Look through the entries below and extract exactly the lines from the one containing "const int KS = a.KS;" through the one containing "int i_ks = 0, i_left", ends included.

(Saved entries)
%%

template <int AUX, bool GELU2, bool CS>
__global__ void __launch_bounds__(512) stream_gemm_kernel(StreamArgs a) {
    extern __shared__ __attribute__((aligned(16))) char smem[];
    bf16* Bres = reinterpret_cast<bf16*>(smem);
    bf16* ring = Bres + (size_t)a.KS * CHUNK;
    const int KS = a.KS;
    const int tid = threadIdx.x, lane = tid & 63, wave = __builtin_amdgcn_readfirstlane(tid >> 6);
    const int wm = wave >> 1, wn = wave & 1;

    const int xl = blockIdx.x & 7, j = blockIdx.x >> 3, wpx = gridDim.x >> 3;
    const int tpx = wpx / a.nb;
    if (j >= tpx * a.nb) return;
    const int team = xl * tpx + j / a.nb, nteams = 8 * tpx;
    const int grp = team % a.ng, rank = team / a.ng, gteams = (nteams - grp + a.ng - 1) / a.ng;
    const int c_nb = grp * a.nb + j % a.nb;
    const int h_beg = a.hunit * (int)((long)(a.mh / a.hunit) * rank / gteams), h_end = a.hunit * (int)((long)(a.mh / a.hunit) * (rank + 1) / gteams);
    if (h_beg >= h_end) return;
    const int ntile = (h_end - h_beg + 1) >> 1;
    const bool odd_run = (h_end - h_beg) & 1;
    const int total_steps = ntile * KS;

    long roffA[4], roffB[2];
#pragma unroll
    for (int t = 0; t < 4; ++t) {
        const int r = 8 * (wave * 4 + t) + (lane >> 3);
        roffA[t] = (long)r * a.lda + 8 * ((lane & 7) ^ ((r >> 1) & 7));
    }
#pragma unroll
    for (int t = 0; t < 2; ++t) {
        const int r = 8 * (wave * 2 + t) + (lane >> 3);
        roffB[t] = (long)r * a.ldw + 8 * ((lane & 7) ^ ((r >> 1) & 7));
    }
    const unsigned lds0 = lds_addr(smem);
    const unsigned ldsB = __builtin_amdgcn_readfirstlane(lds0 + (unsigned)wave * 2048u);
    const unsigned ldsA = __builtin_amdgcn_readfirstlane(lds0 + (unsigned)KS * (unsigned)(CHUNK * 2) + (unsigned)wave * 4096u);

    int issued = 0;
    int i_ks = 0, i_left = total_steps, i_slot = 0;
    const bf16* i_row = a.A + (long)((a.dbg & 2) ? 0 : h_beg) * (BM / 2) * a.lda;
    auto issue_A = [&]() {
        const unsigned dst = ldsA + (unsigned)i_slot * (unsigned)(ACHUNK * 2);
        if (!(odd_run && i_left <= KS && wave >= 4)) {
#pragma unroll
            for (int t = 0; t < 4; ++t) glds16(i_row + roffA[t] + i_ks * BK, dst + t * 1024u);
            issued += 4;
        }
        i_slot ^= 1;
        --i_left;
        if (++i_ks == KS) { i_ks = 0; if (!(a.dbg & 2)) i_row += (long)BM * a.lda; }
    };

    const int li = lane & 15, lg = lane >> 4;
    const int c8 = wn * 64 + (lg & 1) * 16 + (lg >> 1) * 8;
    float e_bias[2][8], e_cs[2][CS ? 8 : 1], e_ch[2][CS ? 8 : 1];
    {
#pragma unroll
        for (int pp = 0; pp < 2; ++pp)
#pragma unroll
            for (int q = 0; q < 8; ++q) {
                const int n = c_nb * BNB + c8 + 32 * pp + q;
                e_bias[pp][q] = a.bias ? a.bias[n] : 0.f;
                if constexpr (CS) { e_cs[pp][q] = a.colscale ? a.colscale[n] : 1.f; e_ch[pp][q] = a.colscale ? a.colshift[n] : 0.f; }
            }
#pragma unroll
        for (int pp = 0; pp < 2; ++pp)
#pragma unroll
            for (int q = 0; q < 8; ++q) {
                asm volatile("" : "+v"(e_bias[pp][q]));
                if constexpr (CS) { asm volatile("" : "+v"(e_cs[pp][q])); asm volatile("" : "+v"(e_ch[pp][q])); }
            }
    }

    int bmark[6];
    const bf16* w0 = a.W + (long)c_nb * BNB * a.ldw;
    auto load_W = [&](int kb) {
#pragma unroll
        for (int t = 0; t < 2; ++t) glds16(w0 + roffB[t] + kb * BK, ldsB + (unsigned)kb * (unsigned)(CHUNK * 2) + t * 1024u);
        issued += 2;
        return issued;
    };
    bmark[0] = load_W(0);
    issue_A();
    int mark = issued, mark_next = issued;
    bmark[1] = load_W(1);
    const bool pre1 = i_left > 0;
    if (pre1) { issue_A(); mark_next = issued; }
#pragma unroll
    for (int kb = 2; kb < 6; ++kb) bmark[kb] = kb < KS ? load_W(kb) : issued;
    bool first_tile = true;

    f32x4 acc[4][4];
    uint4 auxr[4][2];
    float rsr[4] = {1.f, 1.f, 1.f, 1.f};
    const bool has_rs = CS && a.rowscale != nullptr;
    int aux_mark = 0;
    int slot = 0;
    auto run_tile = [&](int tt) __attribute__((always_inline)) {
        const int m0 = h_beg * (BM / 2) + tt * BM;
#pragma unroll
        for (int i = 0; i < 4; ++i)
#pragma unroll
            for (int jn = 0; jn < 4; ++jn) acc[i][jn] = f32x4{0.f, 0.f, 0.f, 0.f};
        for (int ks = 0; ks < KS; ++ks) {
            int need = mark;
            if (first_tile) { const int bm = ks == 0 ? bmark[0] : ks == 1 ? bmark[1] : ks == 2 ? bmark[2] : ks == 3 ? bmark[3] : ks == 4 ? bmark[4] : bmark[5]; need = max(need, bm); }
            if (!(a.dbg & 1)) wait_vm_n(issued - need);
            asm volatile("s_waitcnt lgkmcnt(0)" ::: "memory");
            __builtin_amdgcn_s_barrier();
            if (ks == 0) {
                if constexpr (AUX != BF_AUX_NONE) {
#pragma unroll
                    for (int i = 0; i < 4; ++i)
#pragma unroll
                        for (int pp = 0; pp < 2; ++pp)
                            gload16(auxr[i][pp], a.aux + (long)(m0 + wm * 64 + i * 16 + li) * a.ld_aux + c_nb * BNB + c8 + 32 * pp);
                    issued += 8;
                }
                if (has_rs) {
#pragma unroll
                    for (int i = 0; i < 4; ++i) gload4(rsr[i], a.rowscale + (m0 + wm * 64 + i * 16 + li) / a.rpg);
                    issued += 4;
                }
                aux_mark = issued;
            }
            const bool late = a.stagger && wave >= 4;
            const bool skip = first_tile && ks == 0 && pre1;
            if (!late && !skip) { if (i_left > 0 && !(a.dbg & 32)) issue_A(); mark_next = issued; }
            const bf16* cA = ring + (size_t)slot * ACHUNK;
            const bf16* cB = Bres + (size_t)ks * CHUNK;
            if (!(a.dbg & 4))
#pragma unroll
            for (int kk = 0; kk < BK; kk += 32) {
                if (kk == 32 && late && !skip) { if (i_left > 0 && !(a.dbg & 32)) issue_A(); mark_next = issued; }
                bf16x8 fa[4], fb[4];
#pragma unroll
                for (int i = 0; i < 4; ++i) fa[i] = frag_bf16<false, BK>(cA, wm * 64 + i * 16, kk, lane);
#pragma unroll
                for (int jn = 0; jn < 4; ++jn) fb[jn] = frag_bf16<false, BK>(cB, wn * 64 + jn * 16, kk, lane);
#pragma unroll
                for (int i = 0; i < 4; ++i)
#pragma unroll
                    for (int jn = 0; jn < 4; ++jn) acc[i][jn] = __builtin_amdgcn_mfma_f32_16x16x32_bf16(fb[jn], fa[i], acc[i][jn], 0, 0, 0);
            }
            slot ^= 1;
            mark = mark_next;
        }
        first_tile = false;
        if (AUX != BF_AUX_NONE || has_rs) {
            wait_vm_n(issued - aux_mark);
            if constexpr (AUX != BF_AUX_NONE) {
#pragma unroll
                for (int i = 0; i < 4; ++i)
#pragma unroll
                    for (int pp = 0; pp < 2; ++pp) asm volatile("" : "+v"(auxr[i][pp].x), "+v"(auxr[i][pp].y), "+v"(auxr[i][pp].z), "+v"(auxr[i][pp].w));
            }
            if constexpr (CS) {
#pragma unroll
                for (int i = 0; i < 4; ++i) asm volatile("" : "+v"(rsr[i]));
            }
            __builtin_amdgcn_sched_barrier(0);
        }
#pragma unroll
        for (int i = 0; i < 4; ++i) {
            const int m = m0 + wm * 64 + i * 16 + li;
#pragma unroll
            for (int pp = 0; pp < 2; ++pp) {
                float v[8];
#pragma unroll
                for (int r = 0; r < 4; ++r) {
                    typedef __attribute__((ext_vector_type(2))) unsigned u32x2;
                    const u32x2 sw = __builtin_amdgcn_permlane16_swap(__float_as_uint(acc[i][2 * pp][r]), __float_as_uint(acc[i][2 * pp + 1][r]), false, false);
                    v[r] = __uint_as_float(sw[0]); v[4 + r] = __uint_as_float(sw[1]);
                }
                if constexpr (AUX == BF_AUX_ADD) {
                    const bf16x8 ax = __builtin_bit_cast(bf16x8, auxr[i][pp]);
#pragma unroll
                    for (int q = 0; q < 8; ++q) {
                        float cs_ = 1.f, ch_ = 0.f;
                        if constexpr (CS) { cs_ = e_cs[pp][q]; ch_ = e_ch[pp][q]; }
                        v[q] = epi_lin_add(v[q], e_bias[pp][q], cs_, ch_, has_rs ? rsr[i] : 1.f, CS, (float)ax[q]);
                    }
                } else {
#pragma unroll
                    for (int q = 0; q < 8; ++q) {
                        float cs_ = 1.f, ch_ = 0.f;
                        if constexpr (CS) { cs_ = e_cs[pp][q]; ch_ = e_ch[pp][q]; }
                        v[q] = epi_lin(v[q], e_bias[pp][q], cs_, ch_, has_rs ? rsr[i] : 1.f, CS);
                    }
                    if constexpr (AUX == BF_AUX_DGELU) {
                        const bf16x8 ax = __builtin_bit_cast(bf16x8, auxr[i][pp]);
#pragma unroll
                        for (int q = 0; q < 8; ++q) v[q] = v[q] * dgelu_fast((float)ax[q]);
                    }
                }
                bf16x8 o;
#pragma unroll
                for (int q = 0; q < 8; ++q) o[q] = (bf16)v[q];
                const long off = (long)m * a.ldc + c_nb * BNB + c8 + 32 * pp;
                if (a.dbg & 16) asm volatile("" :: "v"(o)); else
                if (!(a.dbg & 8)) *reinterpret_cast<bf16x8*>(a.C + off) = o;
                if constexpr (GELU2) {
                    bf16x8 g8;
#pragma unroll
                    for (int q = 0; q < 8; ++q) g8[q] = (bf16)gelu_fast(v[q]);
                    *reinterpret_cast<bf16x8*>(a.gelu_out + off) = g8;
                }
            }
        }
        issued += GELU2 ? 16 : 8;
    };
    const int nfull = odd_run ? ntile - 1 : ntile;
    for (int tt = 0; tt < nfull; ++tt) run_tile(tt);
    if (odd_run) {
        if (wave < 4) run_tile(ntile - 1);
        else
            for (int ks = 0; ks < KS; ++ks) {
                wait_vm<0>();
                asm volatile("s_waitcnt lgkmcnt(0)" ::: "memory");
                __builtin_amdgcn_s_barrier();
            }
    }
}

%%

Your solution -
    const int KS = a.KS;
    const int tid = threadIdx.x, lane = tid & 63, wave = __builtin_amdgcn_readfirstlane(tid >> 6);
    const int wm = wave >> 1, wn = wave & 1;

    const int xl = blockIdx.x & 7, j = blockIdx.x >> 3, wpx = gridDim.x >> 3;
    const int tpx = wpx / a.nb;
    if (j >= tpx * a.nb) return;
    const int team = xl * tpx + j / a.nb, nteams = 8 * tpx;
    const int grp = team % a.ng, rank = team / a.ng, gteams = (nteams - grp + a.ng - 1) / a.ng;
    const int c_nb = grp * a.nb + j % a.nb;
    const int h_beg = a.hunit * (int)((long)(a.mh / a.hunit) * rank / gteams), h_end = a.hunit * (int)((long)(a.mh / a.hunit) * (rank + 1) / gteams);
    if (h_beg >= h_end) return;
    const int ntile = (h_end - h_beg + 1) >> 1;
    const bool odd_run = (h_end - h_beg) & 1;
    const int total_steps = ntile * KS;

    long roffA[4], roffB[2];
#pragma unroll
    for (int t = 0; t < 4; ++t) {
        const int r = 8 * (wave * 4 + t) + (lane >> 3);
        roffA[t] = (long)r * a.lda + 8 * ((lane & 7) ^ ((r >> 1) & 7));
    }
#pragma unroll
    for (int t = 0; t < 2; ++t) {
        const int r = 8 * (wave * 2 + t) + (lane >> 3);
        roffB[t] = (long)r * a.ldw + 8 * ((lane & 7) ^ ((r >> 1) & 7));
    }
    const unsigned lds0 = lds_addr(smem);
    const unsigned ldsB = __builtin_amdgcn_readfirstlane(lds0 + (unsigned)wave * 2048u);
    const unsigned ldsA = __builtin_amdgcn_readfirstlane(lds0 + (unsigned)KS * (unsigned)(CHUNK * 2) + (unsigned)wave * 4096u);

    int issued = 0;
    int i_ks = 0, i_left = total_steps, i_slot = 0;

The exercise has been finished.